→ YOUR TASK:
Starting at the first line of the data below, retype every line up to and including the one containing "SCORE_ATTN_NB) return SCORE_E_SHAPE;".

(Dataset entries)
-----

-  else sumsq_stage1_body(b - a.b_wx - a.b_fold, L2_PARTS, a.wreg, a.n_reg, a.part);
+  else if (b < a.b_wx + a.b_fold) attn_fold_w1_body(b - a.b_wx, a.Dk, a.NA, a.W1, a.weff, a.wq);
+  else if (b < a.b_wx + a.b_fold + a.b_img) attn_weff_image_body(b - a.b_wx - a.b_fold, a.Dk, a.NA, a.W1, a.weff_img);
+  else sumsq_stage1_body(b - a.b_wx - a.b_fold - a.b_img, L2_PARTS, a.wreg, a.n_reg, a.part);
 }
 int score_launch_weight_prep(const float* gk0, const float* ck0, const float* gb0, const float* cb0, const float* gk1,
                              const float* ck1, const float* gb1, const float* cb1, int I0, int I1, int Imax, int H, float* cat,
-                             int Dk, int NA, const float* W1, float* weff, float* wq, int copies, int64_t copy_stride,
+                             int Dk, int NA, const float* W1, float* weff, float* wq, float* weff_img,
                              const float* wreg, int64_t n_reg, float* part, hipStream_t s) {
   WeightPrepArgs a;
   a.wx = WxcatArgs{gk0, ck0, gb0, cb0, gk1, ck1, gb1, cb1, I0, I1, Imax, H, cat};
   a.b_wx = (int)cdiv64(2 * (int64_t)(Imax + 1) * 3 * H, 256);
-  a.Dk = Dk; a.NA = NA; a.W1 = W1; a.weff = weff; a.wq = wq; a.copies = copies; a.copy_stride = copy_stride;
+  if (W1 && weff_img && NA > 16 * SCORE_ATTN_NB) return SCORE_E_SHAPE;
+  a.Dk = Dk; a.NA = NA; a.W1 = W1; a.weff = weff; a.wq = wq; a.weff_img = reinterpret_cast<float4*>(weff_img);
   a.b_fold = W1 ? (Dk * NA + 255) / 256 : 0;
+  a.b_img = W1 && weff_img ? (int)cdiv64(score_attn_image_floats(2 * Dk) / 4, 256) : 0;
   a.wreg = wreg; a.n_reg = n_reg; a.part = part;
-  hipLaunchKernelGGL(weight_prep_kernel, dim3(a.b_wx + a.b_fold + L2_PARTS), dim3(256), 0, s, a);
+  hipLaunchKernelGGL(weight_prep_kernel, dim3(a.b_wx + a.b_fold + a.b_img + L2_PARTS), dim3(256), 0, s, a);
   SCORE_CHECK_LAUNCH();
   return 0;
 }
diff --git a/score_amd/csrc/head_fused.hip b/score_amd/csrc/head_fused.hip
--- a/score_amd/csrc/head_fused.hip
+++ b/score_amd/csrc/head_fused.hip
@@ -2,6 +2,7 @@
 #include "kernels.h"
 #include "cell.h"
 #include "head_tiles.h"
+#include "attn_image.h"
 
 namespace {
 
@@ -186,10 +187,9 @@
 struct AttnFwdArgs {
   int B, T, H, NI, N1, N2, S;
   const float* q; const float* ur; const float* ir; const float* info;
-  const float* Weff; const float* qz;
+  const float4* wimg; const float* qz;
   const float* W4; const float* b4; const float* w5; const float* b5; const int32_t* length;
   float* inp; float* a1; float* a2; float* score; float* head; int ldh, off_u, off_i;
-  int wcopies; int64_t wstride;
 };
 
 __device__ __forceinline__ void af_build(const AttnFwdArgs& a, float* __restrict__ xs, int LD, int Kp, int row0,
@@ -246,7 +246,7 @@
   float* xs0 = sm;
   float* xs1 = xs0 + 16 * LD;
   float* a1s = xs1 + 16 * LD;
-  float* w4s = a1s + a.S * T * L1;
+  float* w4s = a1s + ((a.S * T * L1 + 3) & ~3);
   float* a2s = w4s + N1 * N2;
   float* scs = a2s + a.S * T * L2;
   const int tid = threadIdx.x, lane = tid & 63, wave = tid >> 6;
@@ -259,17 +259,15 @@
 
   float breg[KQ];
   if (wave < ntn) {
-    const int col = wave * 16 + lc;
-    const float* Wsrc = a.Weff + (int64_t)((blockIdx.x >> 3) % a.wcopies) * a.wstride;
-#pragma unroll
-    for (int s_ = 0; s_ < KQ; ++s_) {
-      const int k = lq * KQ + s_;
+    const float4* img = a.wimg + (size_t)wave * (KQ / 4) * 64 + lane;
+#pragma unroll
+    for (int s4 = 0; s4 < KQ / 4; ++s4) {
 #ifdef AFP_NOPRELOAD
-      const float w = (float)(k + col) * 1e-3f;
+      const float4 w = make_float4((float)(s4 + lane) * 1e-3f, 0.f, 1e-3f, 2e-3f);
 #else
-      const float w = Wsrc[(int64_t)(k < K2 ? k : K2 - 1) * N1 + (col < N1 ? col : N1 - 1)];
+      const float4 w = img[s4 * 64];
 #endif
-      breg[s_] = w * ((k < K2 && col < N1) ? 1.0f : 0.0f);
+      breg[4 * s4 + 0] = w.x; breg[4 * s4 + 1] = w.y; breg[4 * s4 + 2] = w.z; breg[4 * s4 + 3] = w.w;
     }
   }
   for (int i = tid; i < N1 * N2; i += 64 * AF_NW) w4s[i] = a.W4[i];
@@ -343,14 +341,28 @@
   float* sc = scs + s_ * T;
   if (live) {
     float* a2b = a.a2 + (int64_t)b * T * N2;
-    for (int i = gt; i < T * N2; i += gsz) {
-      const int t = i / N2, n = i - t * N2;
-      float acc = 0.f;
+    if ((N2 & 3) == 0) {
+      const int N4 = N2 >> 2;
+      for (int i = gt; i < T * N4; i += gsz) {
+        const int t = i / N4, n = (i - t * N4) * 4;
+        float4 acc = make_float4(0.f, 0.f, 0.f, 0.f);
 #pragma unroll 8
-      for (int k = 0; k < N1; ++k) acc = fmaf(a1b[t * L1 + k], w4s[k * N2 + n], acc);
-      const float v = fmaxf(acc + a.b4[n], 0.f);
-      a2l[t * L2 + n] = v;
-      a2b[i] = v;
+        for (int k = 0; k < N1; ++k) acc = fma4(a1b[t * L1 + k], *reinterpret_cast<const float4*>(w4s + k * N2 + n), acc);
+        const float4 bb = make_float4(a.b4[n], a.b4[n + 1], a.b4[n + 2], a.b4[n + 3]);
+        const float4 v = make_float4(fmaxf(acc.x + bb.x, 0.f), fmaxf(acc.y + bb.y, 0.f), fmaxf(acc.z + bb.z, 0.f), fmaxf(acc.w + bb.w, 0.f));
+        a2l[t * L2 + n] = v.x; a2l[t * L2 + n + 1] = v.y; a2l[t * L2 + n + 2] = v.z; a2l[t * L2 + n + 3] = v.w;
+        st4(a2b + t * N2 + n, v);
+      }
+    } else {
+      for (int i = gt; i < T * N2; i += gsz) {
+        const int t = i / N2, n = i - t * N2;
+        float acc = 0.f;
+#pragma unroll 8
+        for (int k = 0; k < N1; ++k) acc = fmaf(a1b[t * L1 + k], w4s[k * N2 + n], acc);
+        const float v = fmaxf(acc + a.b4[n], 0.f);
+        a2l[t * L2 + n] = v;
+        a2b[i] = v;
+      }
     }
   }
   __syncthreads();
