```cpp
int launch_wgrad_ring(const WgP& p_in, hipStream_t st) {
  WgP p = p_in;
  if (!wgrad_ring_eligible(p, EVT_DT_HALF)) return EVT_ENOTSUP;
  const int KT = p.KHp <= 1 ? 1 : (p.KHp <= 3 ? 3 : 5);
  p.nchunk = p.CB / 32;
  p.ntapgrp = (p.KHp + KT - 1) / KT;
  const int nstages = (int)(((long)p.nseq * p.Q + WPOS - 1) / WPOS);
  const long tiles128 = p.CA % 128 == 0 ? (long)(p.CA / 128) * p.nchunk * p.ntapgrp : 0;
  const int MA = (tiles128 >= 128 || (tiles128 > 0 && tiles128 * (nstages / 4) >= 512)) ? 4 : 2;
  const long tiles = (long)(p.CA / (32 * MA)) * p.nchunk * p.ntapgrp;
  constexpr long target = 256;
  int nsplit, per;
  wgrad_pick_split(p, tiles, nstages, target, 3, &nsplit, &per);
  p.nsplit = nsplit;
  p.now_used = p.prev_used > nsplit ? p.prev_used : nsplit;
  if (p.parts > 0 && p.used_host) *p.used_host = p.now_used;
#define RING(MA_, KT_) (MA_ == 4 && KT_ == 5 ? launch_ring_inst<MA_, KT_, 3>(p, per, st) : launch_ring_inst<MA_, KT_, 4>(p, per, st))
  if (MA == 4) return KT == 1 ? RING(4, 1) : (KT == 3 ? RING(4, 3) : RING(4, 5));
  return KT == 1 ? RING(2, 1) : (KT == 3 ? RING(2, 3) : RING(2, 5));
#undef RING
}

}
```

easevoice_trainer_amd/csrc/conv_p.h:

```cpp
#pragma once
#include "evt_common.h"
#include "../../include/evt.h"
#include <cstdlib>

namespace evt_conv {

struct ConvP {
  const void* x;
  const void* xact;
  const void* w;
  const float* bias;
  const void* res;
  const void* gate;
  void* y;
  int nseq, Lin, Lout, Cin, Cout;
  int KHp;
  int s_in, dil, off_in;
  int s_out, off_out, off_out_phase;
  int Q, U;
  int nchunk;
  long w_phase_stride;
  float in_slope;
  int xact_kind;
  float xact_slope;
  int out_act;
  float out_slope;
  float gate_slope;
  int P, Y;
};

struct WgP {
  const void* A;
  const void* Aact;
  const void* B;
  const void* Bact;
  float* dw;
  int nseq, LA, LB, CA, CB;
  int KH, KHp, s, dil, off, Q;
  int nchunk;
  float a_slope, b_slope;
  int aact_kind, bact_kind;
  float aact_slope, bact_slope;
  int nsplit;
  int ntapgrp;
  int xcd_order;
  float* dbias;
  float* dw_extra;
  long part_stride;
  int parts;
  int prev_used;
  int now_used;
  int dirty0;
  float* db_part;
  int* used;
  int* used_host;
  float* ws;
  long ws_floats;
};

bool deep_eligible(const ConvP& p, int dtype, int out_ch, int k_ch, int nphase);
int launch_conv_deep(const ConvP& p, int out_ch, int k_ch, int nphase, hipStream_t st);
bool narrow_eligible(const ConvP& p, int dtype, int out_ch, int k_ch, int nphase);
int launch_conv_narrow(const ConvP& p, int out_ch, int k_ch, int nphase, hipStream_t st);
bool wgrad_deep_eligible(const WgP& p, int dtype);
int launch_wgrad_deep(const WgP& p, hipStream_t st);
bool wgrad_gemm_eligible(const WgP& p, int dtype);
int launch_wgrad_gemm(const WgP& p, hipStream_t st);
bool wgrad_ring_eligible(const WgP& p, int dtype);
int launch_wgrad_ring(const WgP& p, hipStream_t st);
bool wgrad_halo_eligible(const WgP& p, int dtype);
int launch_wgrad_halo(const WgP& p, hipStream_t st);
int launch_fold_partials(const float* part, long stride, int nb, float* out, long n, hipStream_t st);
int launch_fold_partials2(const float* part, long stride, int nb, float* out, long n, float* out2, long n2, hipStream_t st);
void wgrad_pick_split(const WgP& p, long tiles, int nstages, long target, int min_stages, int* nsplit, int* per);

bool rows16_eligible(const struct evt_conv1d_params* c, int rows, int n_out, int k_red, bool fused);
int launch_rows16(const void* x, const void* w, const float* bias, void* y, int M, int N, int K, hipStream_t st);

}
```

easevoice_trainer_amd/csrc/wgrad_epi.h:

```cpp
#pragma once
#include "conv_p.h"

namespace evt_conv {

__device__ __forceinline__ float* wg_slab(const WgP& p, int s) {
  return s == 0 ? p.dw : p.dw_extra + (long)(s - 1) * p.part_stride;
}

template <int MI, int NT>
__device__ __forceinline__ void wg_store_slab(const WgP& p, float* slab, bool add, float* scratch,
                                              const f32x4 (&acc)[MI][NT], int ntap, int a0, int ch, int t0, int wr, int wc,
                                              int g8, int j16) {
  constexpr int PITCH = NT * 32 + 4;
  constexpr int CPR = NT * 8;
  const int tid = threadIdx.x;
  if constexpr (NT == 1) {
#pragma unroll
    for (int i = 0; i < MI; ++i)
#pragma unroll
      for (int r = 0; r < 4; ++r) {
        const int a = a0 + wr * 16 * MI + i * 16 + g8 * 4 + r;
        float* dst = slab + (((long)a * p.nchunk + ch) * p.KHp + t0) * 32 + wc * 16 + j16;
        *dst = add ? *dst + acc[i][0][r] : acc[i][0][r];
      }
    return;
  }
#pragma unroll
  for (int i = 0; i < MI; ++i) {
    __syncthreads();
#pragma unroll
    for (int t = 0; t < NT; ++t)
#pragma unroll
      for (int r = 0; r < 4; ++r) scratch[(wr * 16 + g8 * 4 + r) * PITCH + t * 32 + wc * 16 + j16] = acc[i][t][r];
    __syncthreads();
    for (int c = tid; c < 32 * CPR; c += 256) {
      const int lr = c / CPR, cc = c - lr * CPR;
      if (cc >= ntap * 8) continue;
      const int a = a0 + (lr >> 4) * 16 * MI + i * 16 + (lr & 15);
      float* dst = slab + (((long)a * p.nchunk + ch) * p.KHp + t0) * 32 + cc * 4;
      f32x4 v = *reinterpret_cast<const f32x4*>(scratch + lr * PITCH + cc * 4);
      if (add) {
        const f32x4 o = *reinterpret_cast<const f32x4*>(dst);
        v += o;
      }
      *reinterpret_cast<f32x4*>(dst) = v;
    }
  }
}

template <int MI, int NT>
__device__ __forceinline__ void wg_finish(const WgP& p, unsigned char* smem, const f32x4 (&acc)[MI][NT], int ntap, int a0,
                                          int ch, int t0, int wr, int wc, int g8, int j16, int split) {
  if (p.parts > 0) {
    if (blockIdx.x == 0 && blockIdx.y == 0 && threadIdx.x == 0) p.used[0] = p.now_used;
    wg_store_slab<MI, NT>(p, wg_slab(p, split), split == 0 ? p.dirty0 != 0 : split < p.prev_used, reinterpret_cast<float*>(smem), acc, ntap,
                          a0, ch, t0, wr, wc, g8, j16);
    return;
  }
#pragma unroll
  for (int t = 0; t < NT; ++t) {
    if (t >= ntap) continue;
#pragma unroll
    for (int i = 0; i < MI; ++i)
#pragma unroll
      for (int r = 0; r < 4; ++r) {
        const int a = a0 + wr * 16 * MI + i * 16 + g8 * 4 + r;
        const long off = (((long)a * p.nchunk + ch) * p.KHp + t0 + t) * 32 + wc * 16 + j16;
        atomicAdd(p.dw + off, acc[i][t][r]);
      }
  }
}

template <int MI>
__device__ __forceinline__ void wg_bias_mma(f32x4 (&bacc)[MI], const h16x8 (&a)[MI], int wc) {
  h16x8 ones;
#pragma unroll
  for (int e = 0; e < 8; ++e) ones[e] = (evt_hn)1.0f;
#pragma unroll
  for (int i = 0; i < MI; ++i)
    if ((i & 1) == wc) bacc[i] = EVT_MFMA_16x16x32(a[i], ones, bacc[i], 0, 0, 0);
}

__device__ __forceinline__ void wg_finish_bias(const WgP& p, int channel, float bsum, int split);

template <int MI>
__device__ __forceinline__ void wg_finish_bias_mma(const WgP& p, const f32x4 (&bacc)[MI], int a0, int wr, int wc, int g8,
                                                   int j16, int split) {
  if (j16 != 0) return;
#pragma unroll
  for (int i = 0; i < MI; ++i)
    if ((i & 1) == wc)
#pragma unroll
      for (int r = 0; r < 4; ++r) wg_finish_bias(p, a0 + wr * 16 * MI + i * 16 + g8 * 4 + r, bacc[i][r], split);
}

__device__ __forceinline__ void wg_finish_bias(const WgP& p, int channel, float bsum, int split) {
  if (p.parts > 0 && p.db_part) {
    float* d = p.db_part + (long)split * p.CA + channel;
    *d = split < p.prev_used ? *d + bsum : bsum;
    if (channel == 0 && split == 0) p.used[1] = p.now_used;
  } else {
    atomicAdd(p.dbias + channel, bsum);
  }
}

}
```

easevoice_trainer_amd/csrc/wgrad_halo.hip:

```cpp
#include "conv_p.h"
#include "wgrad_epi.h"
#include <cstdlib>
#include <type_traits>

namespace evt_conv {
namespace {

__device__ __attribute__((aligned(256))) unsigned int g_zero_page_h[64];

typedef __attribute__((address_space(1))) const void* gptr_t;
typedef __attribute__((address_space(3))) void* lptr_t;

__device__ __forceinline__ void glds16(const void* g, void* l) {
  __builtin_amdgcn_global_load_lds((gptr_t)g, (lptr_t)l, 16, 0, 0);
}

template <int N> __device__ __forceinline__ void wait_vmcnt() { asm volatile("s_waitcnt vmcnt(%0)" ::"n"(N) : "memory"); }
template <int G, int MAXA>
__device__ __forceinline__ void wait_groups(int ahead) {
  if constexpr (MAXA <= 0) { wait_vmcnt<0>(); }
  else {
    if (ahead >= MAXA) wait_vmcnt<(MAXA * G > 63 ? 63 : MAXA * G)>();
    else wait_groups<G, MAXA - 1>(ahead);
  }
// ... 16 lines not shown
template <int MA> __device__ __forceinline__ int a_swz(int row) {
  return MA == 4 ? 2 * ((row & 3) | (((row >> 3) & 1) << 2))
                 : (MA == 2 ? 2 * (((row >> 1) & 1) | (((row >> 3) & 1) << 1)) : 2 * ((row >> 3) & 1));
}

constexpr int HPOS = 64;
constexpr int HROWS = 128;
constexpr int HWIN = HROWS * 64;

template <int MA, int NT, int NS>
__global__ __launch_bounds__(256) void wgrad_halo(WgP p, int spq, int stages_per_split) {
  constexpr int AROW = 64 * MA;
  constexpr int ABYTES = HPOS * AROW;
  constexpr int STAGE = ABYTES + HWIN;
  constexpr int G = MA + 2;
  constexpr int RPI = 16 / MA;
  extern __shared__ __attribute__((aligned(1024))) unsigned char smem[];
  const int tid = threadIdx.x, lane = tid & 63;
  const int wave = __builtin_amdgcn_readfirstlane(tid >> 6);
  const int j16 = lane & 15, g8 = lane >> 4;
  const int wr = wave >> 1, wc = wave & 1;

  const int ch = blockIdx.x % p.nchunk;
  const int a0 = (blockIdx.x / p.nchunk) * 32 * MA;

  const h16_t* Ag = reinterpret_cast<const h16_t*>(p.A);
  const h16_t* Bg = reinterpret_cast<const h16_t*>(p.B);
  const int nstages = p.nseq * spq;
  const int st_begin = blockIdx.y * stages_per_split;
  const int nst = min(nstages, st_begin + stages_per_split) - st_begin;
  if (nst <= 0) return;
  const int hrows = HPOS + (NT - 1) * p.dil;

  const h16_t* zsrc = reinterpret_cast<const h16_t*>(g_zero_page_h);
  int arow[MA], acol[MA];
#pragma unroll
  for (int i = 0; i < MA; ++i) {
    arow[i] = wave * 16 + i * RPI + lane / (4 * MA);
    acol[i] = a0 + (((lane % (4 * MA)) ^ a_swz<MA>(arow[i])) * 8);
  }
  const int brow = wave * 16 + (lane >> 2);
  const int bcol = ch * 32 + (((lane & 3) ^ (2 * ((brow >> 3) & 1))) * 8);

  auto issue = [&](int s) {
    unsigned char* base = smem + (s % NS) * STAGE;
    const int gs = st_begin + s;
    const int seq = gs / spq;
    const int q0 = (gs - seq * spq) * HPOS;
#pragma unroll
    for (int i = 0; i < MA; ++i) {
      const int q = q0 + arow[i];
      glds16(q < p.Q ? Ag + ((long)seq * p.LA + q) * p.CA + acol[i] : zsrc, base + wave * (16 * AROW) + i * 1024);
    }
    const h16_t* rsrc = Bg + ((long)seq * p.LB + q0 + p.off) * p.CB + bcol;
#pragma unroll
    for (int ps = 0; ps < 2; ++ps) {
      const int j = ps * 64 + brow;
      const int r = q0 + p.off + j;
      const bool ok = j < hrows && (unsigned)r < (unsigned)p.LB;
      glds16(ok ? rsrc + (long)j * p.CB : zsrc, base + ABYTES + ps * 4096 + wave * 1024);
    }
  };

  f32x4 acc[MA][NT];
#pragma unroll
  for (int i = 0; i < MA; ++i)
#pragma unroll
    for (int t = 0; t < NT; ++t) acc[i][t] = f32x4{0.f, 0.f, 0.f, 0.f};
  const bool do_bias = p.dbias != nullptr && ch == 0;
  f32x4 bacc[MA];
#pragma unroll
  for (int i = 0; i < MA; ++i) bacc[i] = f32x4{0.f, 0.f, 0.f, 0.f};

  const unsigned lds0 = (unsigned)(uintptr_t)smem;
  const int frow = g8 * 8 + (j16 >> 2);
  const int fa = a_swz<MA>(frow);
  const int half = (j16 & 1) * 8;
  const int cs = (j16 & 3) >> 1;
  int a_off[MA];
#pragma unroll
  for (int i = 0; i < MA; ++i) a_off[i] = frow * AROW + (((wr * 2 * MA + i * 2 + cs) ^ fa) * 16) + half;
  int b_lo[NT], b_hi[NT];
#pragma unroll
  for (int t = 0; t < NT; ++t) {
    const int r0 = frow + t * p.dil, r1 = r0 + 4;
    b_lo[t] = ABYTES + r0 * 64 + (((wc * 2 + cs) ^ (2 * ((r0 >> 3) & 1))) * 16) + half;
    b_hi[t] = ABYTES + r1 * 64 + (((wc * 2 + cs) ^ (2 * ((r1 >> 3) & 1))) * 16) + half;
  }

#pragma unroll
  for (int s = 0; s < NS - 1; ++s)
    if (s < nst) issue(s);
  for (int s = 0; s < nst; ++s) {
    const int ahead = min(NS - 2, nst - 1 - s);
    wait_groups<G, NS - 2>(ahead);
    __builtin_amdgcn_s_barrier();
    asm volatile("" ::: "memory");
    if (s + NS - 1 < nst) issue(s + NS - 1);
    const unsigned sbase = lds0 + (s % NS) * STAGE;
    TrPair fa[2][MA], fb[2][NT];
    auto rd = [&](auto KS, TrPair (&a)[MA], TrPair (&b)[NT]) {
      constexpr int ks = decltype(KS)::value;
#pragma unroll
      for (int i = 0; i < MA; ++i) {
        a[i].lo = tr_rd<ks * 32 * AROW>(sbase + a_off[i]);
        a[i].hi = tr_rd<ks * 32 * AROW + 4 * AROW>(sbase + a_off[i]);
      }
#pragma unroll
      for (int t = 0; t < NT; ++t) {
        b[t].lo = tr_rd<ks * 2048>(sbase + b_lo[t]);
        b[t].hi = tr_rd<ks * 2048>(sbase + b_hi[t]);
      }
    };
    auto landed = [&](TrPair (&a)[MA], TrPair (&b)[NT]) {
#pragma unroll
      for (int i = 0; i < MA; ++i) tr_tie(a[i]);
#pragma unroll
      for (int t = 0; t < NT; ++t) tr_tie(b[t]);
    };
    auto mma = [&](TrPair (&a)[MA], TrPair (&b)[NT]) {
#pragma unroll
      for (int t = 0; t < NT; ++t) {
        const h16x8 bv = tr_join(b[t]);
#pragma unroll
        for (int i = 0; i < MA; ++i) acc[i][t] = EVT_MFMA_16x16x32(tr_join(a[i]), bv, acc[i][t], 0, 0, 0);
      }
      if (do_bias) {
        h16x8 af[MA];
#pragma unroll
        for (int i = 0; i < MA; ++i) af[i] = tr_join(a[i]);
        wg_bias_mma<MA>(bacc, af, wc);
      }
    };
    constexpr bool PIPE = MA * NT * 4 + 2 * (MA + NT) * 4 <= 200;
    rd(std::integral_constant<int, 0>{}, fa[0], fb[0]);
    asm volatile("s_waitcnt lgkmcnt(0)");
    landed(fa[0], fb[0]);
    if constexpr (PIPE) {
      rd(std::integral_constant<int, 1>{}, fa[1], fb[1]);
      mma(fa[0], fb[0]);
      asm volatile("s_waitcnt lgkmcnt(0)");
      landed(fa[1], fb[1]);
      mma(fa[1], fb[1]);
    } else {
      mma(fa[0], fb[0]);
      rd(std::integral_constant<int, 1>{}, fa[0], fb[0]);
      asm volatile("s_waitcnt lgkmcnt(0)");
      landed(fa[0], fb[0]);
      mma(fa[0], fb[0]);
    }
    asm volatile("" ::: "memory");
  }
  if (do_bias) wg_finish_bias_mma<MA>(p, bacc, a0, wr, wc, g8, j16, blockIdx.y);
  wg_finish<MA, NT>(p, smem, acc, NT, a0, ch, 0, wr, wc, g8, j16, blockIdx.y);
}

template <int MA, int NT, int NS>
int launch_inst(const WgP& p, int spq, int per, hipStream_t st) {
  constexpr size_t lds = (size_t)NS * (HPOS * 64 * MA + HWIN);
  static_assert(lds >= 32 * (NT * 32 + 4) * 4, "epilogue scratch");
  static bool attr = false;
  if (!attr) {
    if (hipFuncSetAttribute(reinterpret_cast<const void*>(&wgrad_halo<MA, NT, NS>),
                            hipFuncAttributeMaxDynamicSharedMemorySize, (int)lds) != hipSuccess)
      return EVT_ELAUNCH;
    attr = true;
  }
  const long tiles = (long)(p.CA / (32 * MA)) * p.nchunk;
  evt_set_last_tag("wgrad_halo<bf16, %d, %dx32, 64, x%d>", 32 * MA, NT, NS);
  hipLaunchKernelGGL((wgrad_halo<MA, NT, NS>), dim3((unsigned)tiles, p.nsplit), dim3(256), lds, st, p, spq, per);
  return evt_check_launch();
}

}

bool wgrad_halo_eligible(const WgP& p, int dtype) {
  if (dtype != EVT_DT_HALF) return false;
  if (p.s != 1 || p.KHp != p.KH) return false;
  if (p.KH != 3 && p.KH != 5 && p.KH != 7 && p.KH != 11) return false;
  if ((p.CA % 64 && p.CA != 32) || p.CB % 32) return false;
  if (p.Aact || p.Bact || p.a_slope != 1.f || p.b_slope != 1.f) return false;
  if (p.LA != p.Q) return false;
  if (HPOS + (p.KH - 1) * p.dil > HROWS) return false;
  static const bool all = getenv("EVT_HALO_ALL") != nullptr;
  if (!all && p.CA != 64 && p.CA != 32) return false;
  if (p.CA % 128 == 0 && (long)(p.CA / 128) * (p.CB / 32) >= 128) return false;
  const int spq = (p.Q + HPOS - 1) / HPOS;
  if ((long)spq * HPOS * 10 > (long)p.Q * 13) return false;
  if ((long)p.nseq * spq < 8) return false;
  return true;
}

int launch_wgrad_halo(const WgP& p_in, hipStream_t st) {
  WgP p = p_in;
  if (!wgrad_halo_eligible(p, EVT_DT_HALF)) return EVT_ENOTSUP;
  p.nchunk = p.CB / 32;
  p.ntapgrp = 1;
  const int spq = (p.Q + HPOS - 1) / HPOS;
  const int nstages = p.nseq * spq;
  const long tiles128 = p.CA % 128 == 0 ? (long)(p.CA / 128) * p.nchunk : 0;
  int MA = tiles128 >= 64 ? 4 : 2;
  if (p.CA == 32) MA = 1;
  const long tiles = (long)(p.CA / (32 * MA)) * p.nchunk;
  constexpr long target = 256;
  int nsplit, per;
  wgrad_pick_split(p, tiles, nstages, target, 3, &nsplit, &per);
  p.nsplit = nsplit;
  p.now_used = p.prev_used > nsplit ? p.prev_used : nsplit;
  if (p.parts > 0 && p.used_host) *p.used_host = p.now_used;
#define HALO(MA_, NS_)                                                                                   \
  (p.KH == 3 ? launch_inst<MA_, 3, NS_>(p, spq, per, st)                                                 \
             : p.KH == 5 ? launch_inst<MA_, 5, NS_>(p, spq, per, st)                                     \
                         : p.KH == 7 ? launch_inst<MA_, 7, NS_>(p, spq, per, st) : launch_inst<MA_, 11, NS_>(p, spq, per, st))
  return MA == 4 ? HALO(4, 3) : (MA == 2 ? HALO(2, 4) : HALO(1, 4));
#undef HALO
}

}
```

-----

→ SOLUTION FOR THIS TASK:
-  else sumsq_stage1_body(b - a.b_wx - a.b_fold, L2_PARTS, a.wreg, a.n_reg, a.part);
+  else if (b < a.b_wx + a.b_fold) attn_fold_w1_body(b - a.b_wx, a.Dk, a.NA, a.W1, a.weff, a.wq);
+  else if (b < a.b_wx + a.b_fold + a.b_img) attn_weff_image_body(b - a.b_wx - a.b_fold, a.Dk, a.NA, a.W1, a.weff_img);
+  else sumsq_stage1_body(b - a.b_wx - a.b_fold - a.b_img, L2_PARTS, a.wreg, a.n_reg, a.part);
 }
 int score_launch_weight_prep(const float* gk0, const float* ck0, const float* gb0, const float* cb0, const float* gk1,
                              const float* ck1, const float* gb1, const float* cb1, int I0, int I1, int Imax, int H, float* cat,
-                             int Dk, int NA, const float* W1, float* weff, float* wq, int copies, int64_t copy_stride,
+                             int Dk, int NA, const float* W1, float* weff, float* wq, float* weff_img,
                              const float* wreg, int64_t n_reg, float* part, hipStream_t s) {
   WeightPrepArgs a;
   a.wx = WxcatArgs{gk0, ck0, gb0, cb0, gk1, ck1, gb1, cb1, I0, I1, Imax, H, cat};
   a.b_wx = (int)cdiv64(2 * (int64_t)(Imax + 1) * 3 * H, 256);
-  a.Dk = Dk; a.NA = NA; a.W1 = W1; a.weff = weff; a.wq = wq; a.copies = copies; a.copy_stride = copy_stride;
+  if (W1 && weff_img && NA > 16 * SCORE_ATTN_NB) return SCORE_E_SHAPE;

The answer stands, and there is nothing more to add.